More than 24 million enrollees—22.31 million students from public schools—are officially going back to school or going there for the first time on Monday, on the first gear to distance learning to comply with President Rodrigo Duterte’s directive to delay face-to-face classes.
Some questions arise as public school teachers, who will be at the forefront of this system where no one pupil should be left out, prepare for the school opening.
Instance, can the government, through the Department of Education, now deliver safe, accessible, and quality education for all students?
In the weeks after the postponed opening of schools on August 24, issues the government was supposed to address included the printing of modules, with experts pointing out that modular learning was the “backbone” of DepEd’s distance learning program, given that access to technology has remained a drawback for most students.
Other modes of learning like online as well as radio and television broadcasts would supplement the modules.
At a recent congressional hearing on DepEd’s P568-billion budget for 2021, Education Secretary Leonor Magtolis Briones said the 22.31 million students from public schools represented 98.85 percent of all expected enrollees from public schools.
This is not the first time that school opening has been moved this year. As COVID-19 cases continued to rise, the usual June opening of classes was first moved to August 24.
But the almost two-month extension appeared to be inadequate for DepEd to transition to the overhauled education system, prompting a second postponement to October 5.
With distance learning now appearing to be the new normal in public schools, DepEd decided to shift to distance learning and postpone face-to-face classes until a coronavirus vaccine has been made available, gone through trials and approved by health authorities.
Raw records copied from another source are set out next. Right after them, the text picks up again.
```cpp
typedef struct nst_vgg nst_vgg;
int nst_vgg_create(const nst_param* params, int n_params, int device, nst_vgg** out);
#define NST_VGG_GENERIC_ONLY 0x1
int nst_vgg_create_ex(const nst_param* params, int n_params, int device, unsigned flags, nst_vgg** out);
void nst_vgg_destroy(nst_vgg* v);
int nst_gatys_buffer_bytes(const nst_vgg* v, int h, int w, size_t* workspace, size_t* state);
int nst_vgg_features(nst_vgg* v, const float* image, int h, int w, void* const* feats, void* workspace,
                     size_t workspace_bytes, void* stream);
int nst_gatys_targets(nst_vgg* v, const float* content, const float* style, int h, int w, void* state,
                      void* workspace, size_t workspace_bytes, void* stream);
int nst_gatys_grad(nst_vgg* v, const float* image, int h, int w, const float* style_layer_weights,
                   float content_weight, float style_weight, const void* state, float* grad, float* losses,
                   void* workspace, size_t workspace_bytes, void* stream);
int nst_gatys_grad_capture(nst_vgg* v, const float* image, int h, int w, const float* style_layer_weights,
                           float content_weight, float style_weight, const void* state, float* grad,
                           float* losses, void* workspace, size_t workspace_bytes, void* const* dz,
                           void* stream);
int nst_adam_step(float* x, const float* grad, float* m, float* v, int c, int hw, float lr, float beta1,
                  float beta2, float eps, int step, int clamp01, int grad_is_normalised, void* stream);

#define NST_SEG_RESNET101 0
#define NST_SEG_DRN_D54 1
typedef struct nst_seg nst_seg;
int nst_seg_create(const nst_param* params, int n_params, int num_classes, int compute_dtype, int device,
                   nst_seg** out);
int nst_seg_create_ex(const nst_param* params, int n_params, int num_classes, int compute_dtype, int device,
                      int backbone, nst_seg** out);
void nst_seg_destroy(nst_seg* s);
int nst_seg_num_classes(const nst_seg* s);
int nst_seg_workspace_bytes(const nst_seg* s, int n, int h, int w, size_t* out);
int nst_seg_forward(nst_seg* s, const void* x, int x_fmt, int n, int h, int w, float* logits, uint8_t* pred,
                    void* workspace, size_t workspace_bytes, void* stream);
int nst_seg_mask_scratch_bytes(int n, int h, int w, size_t* out);
int nst_seg_mask(const uint8_t* pred, int n, int h, int w, const int* target_ids, int n_ids, int close_ks,
                 int expand_px, int contract_px, int feather_px, uint8_t* mask, void* scratch, size_t scratch_bytes,
                 void* stream);

#define NST_RESIZE_PIL_LANCZOS 0
#define NST_RESIZE_CV_LINEAR 1
typedef struct nst_resize nst_resize;
int nst_resize_create(int kind, int h, int w, int oh, int ow, int device, nst_resize** out);
void nst_resize_destroy(nst_resize* r);
int nst_resize_scratch_bytes(const nst_resize* r, int n, size_t* out);
int nst_resize_u8(const nst_resize* r, const uint8_t* in, int n, int c, uint8_t* out, void* scratch,
                  size_t scratch_bytes, void* stream);

#define NST_REGION_MAX 32
#define NST_REGION_TERMS 9
#define NST_REGION_MAX_SRC 16
#define NST_RG_RECTS 0
#define NST_RG_DIAGONAL 1
#define NST_RG_VORONOI 2
#define NST_RG_RADIAL 3
#define NST_RG_WAVES 4
#define NST_RG_SPIRAL 5
#define NST_RG_CONCENTRIC 6
int nst_region_masks(int kind, int count, int n_gen, const int* ivals, const double* dvals, const double* lo,
                     const double* hi, const int* rects, const double* points, const double* divisor, int h, int w,
                     float* masks, float* scratch, void* stream);
int nst_region_feather(float* masks, int k, int h, int w, const float* taps, int ks, float* scratch, void* stream);
int nst_region_rotate(const float* in, int k, int h, int w, double angle_deg, float* out, void* stream);
int nst_region_morph_scratch_floats(int k, int h, int w, size_t* out);
int nst_region_morph(const float* in, int k, int h, int w, int mode, double frequency, double time_offset,
                     double max_disp, const double* offsets, float* out, float* scratch, size_t scratch_floats,
                     void* stream);
int nst_region_bbox(const float* masks, int k, int h, int w, float threshold, int* bbox, void* stream);
int nst_region_scratch_floats(int n, int h, int w, int crops, int with_orig, size_t* out);
int nst_region_composite_u8(const float* const* src_y, const int* src_hw, const int* src_preset, int n_src,
                            const int* n_terms, const int* term_src, const float* term_w, int n_regions,
                            const int* boxes, const uint8_t* orig, const float* masks, int n, int h, int w,
                            float* scratch, size_t scratch_floats, uint8_t* out, float* out_f32, void* stream);
int nst_region_crop_input(const uint8_t* frames, int n, int h, int w, const int* box, int out_h, int out_w, float* out,
                          void* stream);
int nst_region_resize(const float* y, int n, int h, int w, int preset, int fit_h, int fit_w, int out_h, int out_w,
                      float* out, void* stream);

int nst_gray_u8(const uint8_t* rgb, int n, int h, int w, uint8_t* gray, void* stream);
int nst_flow_scratch_floats(int h, int w, size_t* out);
int nst_flow_farneback(const uint8_t* prev, const uint8_t* next, int h, int w, double pyr_scale, int levels,
                       int winsize, int iterations, int poly_n, double poly_sigma, float* flow, float* scratch,
                       size_t scratch_floats, void* stream);
int nst_flow_dis_scratch_bytes(int n, int h, int w, size_t* out);
int nst_flow_dis(const uint8_t* prev, const uint8_t* next, int n, int h, int w, float* flow, void* scratch,
                 size_t scratch_bytes, void* stream);
int nst_flow_downscale_gray(const uint8_t* gray, int h, int w, int ds, uint8_t* out, void* stream);
int nst_resize_area_u8(const uint8_t* in, int n, int h, int w, int c, uint8_t* out, int out_h, int out_w, void* stream);
int nst_flow_upscale(const float* flow_small, int hs, int ws, int h, int w, float mul, float* flow, void* stream);
int nst_flow_fuse(const float* curr, const float* prev, const float* flow, int h, int w, float alpha,
                  float one_minus_alpha, float* out, void* stream);
int nst_motion_alpha(const float* flow, int h, int w, float motion_norm, double sigma, float max_alpha, float span,
                     float* alpha, float* scratch, void* stream);

int nst_png_bound(int h, int w, int c, size_t* out_stride);
int nst_png_workspace_bytes(int n, int h, int w, int c, size_t* out);
int nst_png_encode_u8(const uint8_t* frames, int n, int h, int w, int c, uint8_t* out, size_t out_stride,
                      int64_t* sizes, void* workspace, size_t workspace_bytes, void* stream);

#define NST_E_DATA (-7)
#define NST_JPEG_444 0
// ... 18 lines not shown
```

neuralstyletransferv1_amd/_lib.py:

```python
from __future__ import annotations

import ctypes
import os
import threading

import torch

_HERE = os.path.dirname(os.path.abspath(__file__))
LIB_PATH = os.environ.get("NST_HIP_LIB", os.path.join(_HERE, "libnst_hip.so"))

NST_OK = 0
NST_ARCH_JOHNSON, NST_ARCH_NST, NST_ARCH_RECONET, NST_ARCH_RECONET_FRN = 0, 1, 2, 3
NST_ARCH_TORCH7_IN, NST_ARCH_TORCH7_BN = 4, 5
NST_DT_F32, NST_DT_BF16, NST_DT_F16, NST_DT_F32S, NST_DT_F16M = 0, 1, 2, 3, 4
NST_KDT_SW_O32, NST_KDT_SW_O16, NST_KDT_SPLIT_O32, NST_KDT_SPLIT_O16, NST_KDT_SPLITO_O32 = 16, 17, 18, 19, 20
NST_VGG_GENERIC_ONLY = 0x1
NST_IO_F32_NCHW, NST_IO_U8_NHWC = 0, 1
NST_SEG_RESNET101, NST_SEG_DRN_D54 = 0, 1
PRESETS = {
    "none": 0,
    "tanh": 1,
    "imagenet_01": 2,
    "imagenet_255": 3,
    "caffe_bgr": 4,
    "raw_255": 5,
    "raw_01": 6,
}
NST_PRESET_TORCH7 = 7
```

Before the weekend, coronavirus infections and deaths reached almost 315,000 and near 5,600 respectively, with 254,200 plus recoveries, only three days to the official opening of classes in public schools on Monday.
Then the printing of modules was purportedly the reason why the school opening was postponed yet once more in August, with reports many teachers did not have copies of the modules or had the wrong modules in the run up to the original date of the school opening.
But on Monday, DepEd Secretary Briones, on the National School Opening Day Program, to be kicked off by a 7:30 am flag raising ceremony, will give an inspirational message and formally declare the opening of the new academic year despite the coronavirus pandemic.
Some local government units have come forward to help students within their jurisdictions—with some donating tablets and other equipment needed by students for the blended learning system.
Which again points to the obvious disparity in situations throughout the country: Among students, teachers, schools and local government units.
And there are also the health protocols still to be fully addressed and followed as Day One for 2020-2021 rolls in through the academic corridors.
It’s not the best of circumstances, but we hope for good results anyway.